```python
@functools.lru_cache(maxsize=8)
def wgrad8_loads(feat=256, tau=4):
    bm = backward_maps(feat, tau)
    auxs = bm["auxs"]
    out = np.zeros((len(bm["block_rows"]), WG8_LOAD_INTS), np.int32)
    for b, (rows, cols) in enumerate(zip(bm["block_rows"], bm["block_cols"])):
        loads, areas = [], []

        def area_of(src, unit):
            if (src, unit) not in areas:
                areas.append((src, unit))
            return areas.index((src, unit))

        for base, frags, src, lookup in ((0, rows, SRC_DPRE, lambda f: dpre8_source(f, feat)), (16, cols, SRC_ACTS, lambda f: act8_source(f, auxs, feat))):
            pos = 0
            while pos < len(frags):
                d = lookup(frags[pos])
                desc = src | (d["codec"] << 2) | (d["unit"] << 4) | ((base + pos) << 12)
                if d["codec"] == RAW16:
                    pos += 1
                else:
                    assert d["half"] == 0 and pos + 1 < len(frags) and frags[pos + 1] == frags[pos] + 1, (b, frags, pos)
                    if d["codec"] == MX8:
                        desc |= (area_of(src, d["scale_unit"]) << 18) | (d["scale_byte"] << 20)
                    pos += 2
                loads.append(desc)
        assert len(loads) <= 16 and len(areas) <= 3, (b, len(loads), len(areas))
        order = list(range(5, 16)) + [4, 3, 2, 1, 0]
        for w, desc in zip(order, loads):
            out[b, w] = desc
        for k, (src, unit) in enumerate(areas):
            out[b, 16 + k] = src | (unit << 4)
    duties = wgrad9_duties(feat, tau)
    out[:, WG8_OLD_INTS:WG8_OLD_INTS + WG9_DUTY_INTS] = duties
    out[:, WG8_OLD_INTS + WG9_DUTY_INTS:WG8_OLD_INTS + WG9_DUTY_INTS + WG9_SCAN_INTS] = wgrad9_pair_groups(feat, tau)
    out[:, WG8_OLD_INTS + WG9_DUTY_INTS + WG9_SCAN_INTS + WG9_MASK_INTS:] = wgrad9_variants(feat, tau)
    g = bm["gidx"][bm["gidx"] >= 0].astype(np.int64)
    blk, w = g // WG_BLOCK_FLOATS, g % WG_BLOCK_FLOATS
    main = w < 256 * 256
    quad = 2 * ((w[main] // 256) // 128) + (w[main] % 256) // 128
    for b, q in zip(blk[main], quad):
        out[b, WG8_OLD_INTS + WG9_DUTY_INTS + WG9_SCAN_INTS] |= 1 << int(q)
    return out


@functools.lru_cache(maxsize=8)
def wgrad9_pair_groups(feat=256, tau=4):
    bm = backward_maps(feat, tau)
    out = np.full((len(bm["block_rows"]), WG9_SCAN_INTS), -1, np.int32)
    for b, rows in enumerate(bm["block_rows"]):
        pos = 0
        while pos < len(rows):
            d = dpre8_source(rows[pos], feat)
            assert pos % 2 == 0, (b, rows, "a row operand must start a 32-row pair")
            out[b, pos // 2] = d["group"]
            if d["codec"] == RAW16:
                assert pos + 1 == len(rows), (b, rows, "a raw row fragment must be the last of its block")
                pos += 1
            else:
                pos += 2
    return out


def wgrad9_thin_blocks(feat=256, tau=4):
    bm = backward_maps(feat, tau)
    out = {}
    if os.environ.get("SATNERF_WGRAD_THIN", "1") == "0" or bm["auxs"] != 1:
        return out
    for b, (rows, cols) in enumerate(zip(bm["block_rows"], bm["block_cols"])):
        if len(rows) == 1 and dpre8_source(rows[0], feat)["codec"] == RAW16 and bm["blocks"][b, 8] == KIND_PHASE and len(cols) in (8, 16):
            if all(act8_source(c, bm["auxs"], feat)["codec"] == PHASE8 for c in cols):
                out[b] = len(cols) // 2
    return out


@functools.lru_cache(maxsize=8)
def wgrad9_variants(feat=256, tau=4):
    thin = wgrad9_thin_blocks(feat, tau)
    out = np.zeros((len(backward_maps(feat, tau)["block_rows"]), WG9_VARIANT_INTS), np.int32)
    vid = lambda v: 1 + WG9_THIN.index(v)
    for b, n in thin.items():
        out[b] = ([vid((1, True, "thin")), vid((1, True, "thin")), vid((3, False, "none")), vid((3, False, "none"))] if n == 8 else
                  [vid((0, True, "thin")), vid((2, True, "none")), vid((2, False, "none")), vid((0, False, "none"))])
    return out


@functools.lru_cache(maxsize=8)
def wgrad9_duties(feat=256, tau=4):
    bm = backward_maps(feat, tau)
    auxs = bm["auxs"]
    out = np.zeros((len(bm["block_rows"]), 4, 5, 4), np.int32)
    thin = wgrad9_thin_blocks(feat, tau)
    for b, (rows, cols) in enumerate(zip(bm["block_rows"], bm["block_cols"])):
        out[b, :, 0:2] = [SRC_DPRE, 0, WG9_DUMP_FRAG, 0]
        out[b, :, 2:4] = [SRC_ACTS, auxs, WG9_DUMP_FRAG, 16 * auxs]
        out[b, :, 4] = [SRC_ACTS, 0, WG9_DUMP_FRAG, 0]
        raw_wave = 0
        for a in range(auxs):
            out[b, 1 + a, 4] = [SRC_ACTS, a, 32 + a, 0]
        if b in thin:
            d = dpre8_source(rows[0], feat)
            out[b, 0, 4] = [SRC_DPRE, d["unit"], 0, 0]
            share = ([1, 1, 3, 3] if thin[b] == 8 else [0, 2, 2, 0])
            j = 0
            for w, k in enumerate(share):
                for slot in range(k):
                    c = act8_source(cols[2 * j], auxs, feat)
                    assert c["codec"] == PHASE8 and c["half"] == 0 and cols[2 * j + 1] == cols[2 * j] + 1
                    out[b, w, slot] = [SRC_ACTS, c["unit"], 16 + 2 * j, 16 * auxs]
                    j += 1
            assert j == thin[b]
            continue
        for base, frags, src, lookup, d0 in ((0, rows, SRC_DPRE, lambda f: dpre8_source(f, feat), 0),
                                             (16, cols, SRC_ACTS, lambda f: act8_source(f, auxs, feat), 2)):
            pos, n_df = 0, 0
            while pos < len(frags):
                d = lookup(frags[pos])
                if d["codec"] == RAW16:
                    assert src == SRC_DPRE and raw_wave == 0, (b, frags)
                    out[b, 0, 4] = [src, d["unit"], base + pos, 0]
                    raw_wave = 1
                    pos += 1
                    continue
                assert d["half"] == 0 and pos + 1 < len(frags) and frags[pos + 1] == frags[pos] + 1, (b, frags, pos)
                assert (d["codec"] == MX8) == (src == SRC_DPRE or bm["blocks"][b, 8] == KIND_BF16), (b, frags, pos)
                assert n_df < 8, (b, frags)
                scale = 16 * d["scale_unit"] + d["scale_byte"] if d["codec"] == MX8 else 16 * auxs
# ... 37 lines not shown
```
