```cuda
template <bool F64>
typename Args<F64>::Cols cols_args(const TilePass& p, const void* src, void* dst) {
  using T2 = typename Args<F64>::T2;
  typename Args<F64>::Cols a;
  a.in = src;
  a.out = reinterpret_cast<T2*>(dst);
  a.tw = reinterpret_cast<const T2*>(p.tw);
  a.inner = p.view.inner;
  a.tiles_per_outer = (int)((p.view.inner + p.spec.tile - 1) / p.spec.tile);
  a.scale = p.scale;
  a.do_scale = p.do_scale;
  a.reverse = p.reverse_order ? 1 : 0;
  return a;
}

template <bool F64>
int tile_launch(const TilePass& p, const void* src, void* dst, long long outer, cudaStream_t stream) {
  using T2 = typename Args<F64>::T2;
  const TileSpec& s = p.spec;
  const long long row_tiles = (outer + s.tile - 1) / s.tile;
  switch (s.kind) {
    case TILE_ROWS:
    case TILE_ROWS_IP: {
      typename Args<F64>::Rows a;
      a.in = src;
      a.out = reinterpret_cast<T2*>(dst);
      a.tw = reinterpret_cast<const T2*>(p.tw);
      a.nrows = outer;
      a.scale = p.scale;
      a.do_scale = p.do_scale;
      void* params[1] = {&a};
      return launch_tile(p.k, row_tiles, s.threads, p.smem, false, params, stream);
    }
    case TILE_COLS: {
      typename Args<F64>::Cols a = cols_args<F64>(p, src, dst);
      void* params[1] = {&a};
      return launch_tile(p.k, outer * a.tiles_per_outer, s.threads, p.smem, true, params, stream);
    }
    case TILE_COLS_TMA: {
      CUtensorMap mi, mo;
      const int box_rows = tma_box_rows(s.n);
      if (!encode_axis_map(&mi, src, p.view.inner, p.view.n, outer, s.tile, box_rows) ||
          !encode_axis_map(&mo, dst, p.view.inner, p.view.n, outer, s.tile, box_rows))
        return fail(B200FFT_ERR_CUDA, "cuTensorMapEncodeTiled failed for the strided-axis pass");
      ColsTmaArgs a;
      a.tw = reinterpret_cast<const float2*>(p.tw);
      a.tiles_per_outer = (int)((p.view.inner + s.tile - 1) / s.tile);
      a.scale = (float)p.scale;
      a.do_scale = p.do_scale;
      void* params[3] = {&mi, &mo, &a};
      return launch_tile(p.k, outer * a.tiles_per_outer, s.threads, p.smem, false, params, stream);
    }
    default: {
      typename Args<F64>::Half a;
      a.in = src;
      a.out = dst;
      a.tw = reinterpret_cast<const T2*>(p.tw);
      a.tw2 = reinterpret_cast<const T2*>(p.tw2);
      a.nrows = outer;
      a.scale = p.scale;
      void* params[1] = {&a};
      const bool dependent = s.kind == TILE_C2R || s.kind == TILE_C2R_ODD;
      return launch_tile(p.k, row_tiles, s.threads, p.smem, dependent, params, stream);
    }
  }
}

template <bool F64>
int split_launch(const SplitPass& p, const void* src, void* dst, long long outer, cudaStream_t stream) {
  using T2 = typename Args<F64>::T2;
  typename Args<F64>::Split a;
  memset(&a, 0, sizeof a);
  a.inner = p.view.inner;
  a.n1 = (int)p.len[0];
  void* params[1] = {&a};
  long long before = 1;
  for (int i = 0; i < p.count; ++i) {
    const SplitPass::Stage& st = p.st[i];
    const bool last = i == p.count - 1;
    a.in = i == 0 ? src : p.tmp;
    a.out = reinterpret_cast<T2*>(last ? dst : p.tmp);
    a.tw = reinterpret_cast<const T2*>(st.tw);
    a.twN = reinterpret_cast<const T2*>(st.twN);
    a.tw2 = reinterpret_cast<const T2*>(st.tw2);
    a.n2 = st.n2;
    if (last) {
      a.scale = p.scale;
      a.do_scale = p.do_scale;
    }
    long long grid;
    if (st.spec.kind == TILE_SPLIT_B_R2C) {
      a.tiles_per_outer = (int)((p.len[0] / 2 + 1 + st.spec.tile / 2 - 1) / (st.spec.tile / 2));
      grid = outer * a.tiles_per_outer;
    } else if (st.spec.strided()) {
      long long cols = p.view.inner;
      for (int j = i + 1; j < p.count; ++j) cols *= p.len[j];
      a.tiles_per_outer = (int)((cols + st.spec.tile - 1) / st.spec.tile);
      grid = outer * before * a.tiles_per_outer;
    } else {
      a.nrows = outer * before;
      grid = (a.nrows + st.spec.tile - 1) / st.spec.tile;
    }
    const int rc = launch_tile(st.k, grid, st.spec.threads, st.smem, false, params, stream);
    if (rc != B200FFT_OK) return rc;
    before *= p.len[i];
  }
  return B200FFT_OK;
}

}

int TilePass::launch(const void* src, void* dst, int64_t nbatch, cudaStream_t stream) {
  const long long outer = nbatch * view.outer_per_batch;
  return spec.f64 ? tile_launch<true>(*this, src, dst, outer, stream) : tile_launch<false>(*this, src, dst, outer, stream);
}

int TilePass::launch_scatter(const void* src, const Scatter& sc, int64_t nbatch, cudaStream_t stream) {
  if (spec.kind != TILE_COLS || spec.real_in || spec.in_dtype != (spec.f64 ? B200FFT_F64 : B200FFT_F32) || (k.sym && !k_scatter.sym))
    return fail(B200FFT_ERR_UNSUPPORTED, "no scattering store for %s", text.c_str());
  if (sc.npeers < 1 || sc.npeers > 16 || view.n % sc.npeers)
    return fail(B200FFT_ERR_INVALID_ARG, "split axis length %lld is not divisible by %d peers", (long long)view.n, sc.npeers);
  if (!k.sym && !k_scatter.fn) {
    TileSpec sp = spec;
    sp.kind = TILE_SCATTER;
    int cur = -1;
    cudaGetDevice(&cur);
    if (cur != device) cudaSetDevice(device);
    k_scatter = jit_tile_kernel(sp, device);
    if (cur != device && cur >= 0) cudaSetDevice(cur);
    if (!k_scatter.fn) return fail(B200FFT_ERR_UNSUPPORTED, "could not specialise the scattering store for %s", text.c_str());
  }
  ScatterArgs sa;
  for (int i = 0; i < 16; ++i) sa.peer[i] = i < sc.npeers ? reinterpret_cast<float2*>(sc.peer_out[i]) : nullptr;
  sa.yl = (int)(view.n / sc.npeers);
  const long long outer = nbatch * view.outer_per_batch;
  sa.zbase = sc.zbase >= 0 ? sc.zbase : (long long)sc.my_rank * outer;
  if (spec.f64) {
    ColsArgs64 ca = cols_args<true>(*this, src, nullptr);
    void* params[2] = {&ca, &sa};
    return launch_tile(k_scatter, outer * ca.tiles_per_outer, spec.threads, smem, false, params, stream);
  }
  ColsArgs ca = cols_args<false>(*this, src, nullptr);
  void* params[2] = {&ca, &sa};
  return launch_tile(k_scatter, outer * ca.tiles_per_outer, spec.threads, smem, false, params, stream);
}

int SplitPass::launch(const void* src, void* dst, int64_t nbatch, cudaStream_t stream) {
  const long long outer = nbatch * view.outer_per_batch;
  if (outer <= 0) return B200FFT_OK;
  return st[0].spec.f64 ? split_launch<true>(*this, src, dst, outer, stream) : split_launch<false>(*this, src, dst, outer, stream);
}

}
```

hackathon-fft_b200/csrc/tile.hpp:

```cpp
#pragma once
#include <cuda.h>
#include <cuda_runtime.h>

#include <algorithm>
#include <string>
#include <vector>

#include "plan.hpp"

namespace b200fft {

enum TileKind {
  TILE_ROWS = 0,
  TILE_COLS,
  TILE_SCATTER,
  TILE_R2C,
  TILE_R2C_REG,
  TILE_R2C_ODD,
  TILE_C2R,
  TILE_C2R_ODD,
  TILE_SPLIT_A,
  TILE_SPLIT_B_COLS,
  TILE_SPLIT_B_ROWS,
  TILE_PLANE_C2C,
  TILE_PLANE_R2C,
  TILE_ROWS_IP,
  TILE_SPLIT_B_R2C,
  TILE_SPLIT_A_C2R,
  TILE_SPLIT_A_C2R_ODD,
  TILE_SPLIT_B_HALF,
  TILE_SPLIT_B_REAL,
  TILE_SPLIT3_A,
  TILE_SPLIT3_C,
  TILE_COLS_TMA
};

size_t in_scalar_bytes(int dtype);

struct TileSpec {
  TileKind kind = TILE_ROWS;
  int n = 0;
  std::vector<int> radices;
  int n2 = 0;
  std::vector<int> radices2;
  int tile = 0, threads = 0;
  bool inverse = false, real_in = false, packed = false;
  bool vec = false;
  bool f64 = false;
  int in_dtype = B200FFT_F32;
  int tile_divides = 0;
  long long rows_hint = 0;

  size_t esz() const { return f64 ? sizeof(double2) : sizeof(float2); }
  bool plane() const { return kind == TILE_PLANE_C2C || kind == TILE_PLANE_R2C; }
  bool strided() const {
    return kind == TILE_COLS || kind == TILE_SCATTER || kind == TILE_SPLIT_A || kind == TILE_SPLIT_B_COLS || kind == TILE_SPLIT_A_C2R ||
           kind == TILE_SPLIT_A_C2R_ODD || kind == TILE_SPLIT3_A || kind == TILE_COLS_TMA;
  }
  size_t smem() const {
    if (plane()) return esz() * (size_t)n * (size_t)(n2 + n2 / radices2[0]);
    long long P = 1, ex = 0;
    if (kind == TILE_ROWS_IP) {
      for (size_t s = 0; s + 1 < radices.size(); ++s) {
        const long long Q = P * radices[s];
        ex = std::max(ex, (P < 16 && Q % 2 == 0 && Q < n) ? n + n / Q * P : (long long)n);
        P = Q;
      }
      return esz() * (size_t)ex * (size_t)tile;
    }
    for (size_t s = 0; s + 1 < radices.size(); ++s) {
      const long long Q = P * radices[s];
      long long elems;
      if (strided()) {
        elems = (long long)n * tile;
      } else {
        const bool padded = P < 16 && Q % 2 == 0 && Q < n;
        elems = (long long)tile * (padded ? n + n / Q * P : n);
      }
      ex = std::max(ex, elems);
      P = Q;
    }
    const size_t pingpong = radices.size() > 2 ? 2 : 1;
    switch (kind) {
      case TILE_R2C:
      case TILE_SPLIT_B_R2C: return esz() * (size_t)std::max<long long>(ex, (long long)tile * n) * 2;
      default: return esz() * (size_t)ex * pingpong;
    }
  }
};
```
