template <int N, bool SLOTS = true>
__device__ __forceinline__ void run_ops(const Lds& L, const double* theta, int P, int p_hole = -1) {
  constexpr int kThreads = Geo<N>::NT;
  constexpr uint32_t DIM = 1u << N;
  constexpr int NP = (DIM / 2 + kThreads - 1) / kThreads;
  constexpr int NA = (DIM + kThreads - 1) / kThreads;
  const int tid = threadIdx.x;
  for (int j = tid; j < P; j += kThreads) {
    if (j == p_hole) continue;
    double s, c;
    sincos(0.5 * theta[j - (p_hole >= 0 && j > p_hole)], &s, &c);
    L.cs[j] = make_double2(c, s);
  }
  __syncthreads();
  const int nops = L.meta[0];
  for (int o = 0; o < nops; ++o) {
    const Op op = L.ops[o];
    const int kind = op.kind & 0xff;
    if constexpr (SLOTS) o += (int)((uint32_t)op.kind >> 24);
    if (kind == OP_NOP) continue;
    const int inv = (op.kind >> 8) & 1;
    if (kind == OP_RX || kind == OP_RY) {
      const double2 cs = L.cs[op.pidx];
      const int hb = 31 - __clz((int)op.xm);
      if (kind == OP_RX) {
#pragma unroll
        for (int k = 0; k < NP; ++k) {
          const uint32_t q = tid + k * kThreads;
          if (DIM / 2 >= kThreads || q < DIM / 2) {
            const uint32_t p0 = insert0(q, hb), p1 = p0 ^ op.xm;
            const double2 a0 = L.psi[p0], a1 = L.psi[p1];
            L.psi[p0] = make_double2(cs.x * a0.x - cs.y * a1.y, cs.x * a0.y + cs.y * a1.x);
            L.psi[p1] = make_double2(cs.x * a1.x - cs.y * a0.y, cs.x * a1.y + cs.y * a0.x);
          }
        }
      } else {
#pragma unroll
        for (int k = 0; k < NP; ++k) {
          const uint32_t q = tid + k * kThreads;
          if (DIM / 2 >= kThreads || q < DIM / 2) {
            const uint32_t p0 = insert0(q, hb), p1 = p0 ^ op.xm;
            const double s0 = (parity32(p0 & op.zm) ^ inv) ? -cs.y : cs.y;
            const double2 a0 = L.psi[p0], a1 = L.psi[p1];
            L.psi[p0] = make_double2(cs.x * a0.x + s0 * a1.x, cs.x * a0.y + s0 * a1.y);
            L.psi[p1] = make_double2(cs.x * a1.x - s0 * a0.x, cs.x * a1.y - s0 * a0.y);
          }
        }
      }
    } else if (kind == OP_RZ) {
      const double2 cs = L.cs[op.pidx];
#pragma unroll
      for (int k = 0; k < NA; ++k) {
        const uint32_t p = tid + k * kThreads;
        if (DIM >= kThreads || p < DIM) {
          const double s = (parity32(p & op.zm) ^ inv) ? -cs.y : cs.y;
          const double2 a = L.psi[p];
          L.psi[p] = make_double2(cs.x * a.x - s * a.y, cs.x * a.y + s * a.x);
        }
      }
    } else if (kind == OP_PZ) {
#pragma unroll
      for (int k = 0; k < NA; ++k) {
        const uint32_t p = tid + k * kThreads;
        if ((DIM >= kThreads || p < DIM) && (parity32(p & op.zm) ^ inv)) {
          const double2 a = L.psi[p];
          L.psi[p] = make_double2(-a.x, -a.y);
        }
      }
    }
    __syncthreads();
  }
  if (L.meta[3]) {
    const uint32_t c = (uint32_t)L.meta[1];
    double2 tmp[NA];
#pragma unroll
    for (int k = 0; k < NA; ++k) {
      const uint32_t i = tid + k * kThreads;
      if (DIM >= kThreads || i < DIM) {
        uint32_t v = i ^ c, p = 0;
#pragma unroll
        for (int q = 0; q < N; ++q) p ^= ((v >> q) & 1u) ? L.xm[q] : 0u;
        tmp[k] = L.psi[p];
      }
    }
    __syncthreads();
#pragma unroll
    for (int k = 0; k < NA; ++k) {
      const uint32_t i = tid + k * kThreads;
      if (DIM >= kThreads || i < DIM) L.psi[i] = tmp[k];
    }
    __syncthreads();
  }
}

template <int N>
__device__ __forceinline__ void load_init(const Lds& L, const double2* init) {
  constexpr int kThreads = Geo<N>::NT;
  constexpr uint32_t DIM = 1u << N;
  constexpr int NA = (DIM + kThreads - 1) / kThreads;
#pragma unroll
  for (int k = 0; k < NA; ++k) {
    const uint32_t p = threadIdx.x + k * kThreads;
    if (DIM >= kThreads || p < DIM) L.psi[p] = init[p];
  }
}


constexpr int kEnergyBatch = 4;

#define VQE_ENERGY_PAIRS(X, HB, DEXPR)                                                             \
  {                                                                                                \
    const uint32_t base = insert0(tid, (HB)) << 4, basex = base ^ ((X) << 4);                     \
    uint32_t kbit[KB > 0 ? KB : 1];                                                                \
    _Pragma("unroll") for (int i = 0; i < KB; ++i)                                                \
      kbit[i] = 16u << (LT + i + ((LT + i) >= (HB) ? 1 : 0));                                     \
    double p0s = 0.0, p1s = 0.0;                                                                   \
    _Pragma("unroll") for (int k0 = 0; k0 < NP; k0 += kEnergyBatch) {                             \
      constexpr int NB = NP < kEnergyBatch ? NP : kEnergyBatch;                                   \
      double2 pa[NB], pb[NB];                                                                      \
      _Pragma("unroll") for (int kk = 0; kk < NB; ++kk) {                                         \
        const int k = k0 + kk;                                                                     \
        uint32_t kc = 0;                                                                           \
        _Pragma("unroll") for (int i = 0; i < KB; ++i) if ((k >> i) & 1) kc ^= kbit[i];           \
        const bool live = FULL || tid + (uint32_t)k * kThreads < DIM / 2;                         \
        pb[kk] = live ? *(const double2*)(psi_b + (base ^ kc)) : make_double2(0.0, 0.0);         \
        pa[kk] = live ? *(const double2*)(psi_b + (basex ^ kc)) : make_double2(0.0, 0.0);        \
      }                                                                                            \
      __builtin_amdgcn_sched_barrier(0);                                                           \
      _Pragma("unroll") for (int kk = 0; kk < NB; ++kk) {                                         \
        const int k = k0 + kk;                                                                     \
        const double v = (pa[kk].x * pb[kk].x + pa[kk].y * pb[kk].y) * (DEXPR);                   \
        if (k & 1) p1s += v; else p0s += v;                                                       \
      }                                                                                            \
    }                                                                                              \
    acc0 += p0s;                                                         \
    acc1 += p1s;                                                                                   \
  }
== == ==
**EXERCISE DETAILS**
Copy each line of the preceding data that contains the string "else".

**RESULT OF THIS TASK**
                else:
            else:
        out[b] = ([vid((1, True, "thin")), vid((1, True, "thin")), vid((3, False, "none")), vid((3, False, "none"))] if n == 8 else
            share = ([1, 1, 3, 3] if thin[b] == 8 else [0, 2, 2, 0])
                scale = 16 * d["scale_unit"] + d["scale_byte"] if d["codec"] == MX8 else 16 * auxs
    } else if (st.spec.strided()) {
    } else {
      } else {
      } else {
    } else if (kind == OP_RZ) {
    } else if (kind == OP_PZ) {
        if (k & 1) p1s += v; else p0s += v;                                                       \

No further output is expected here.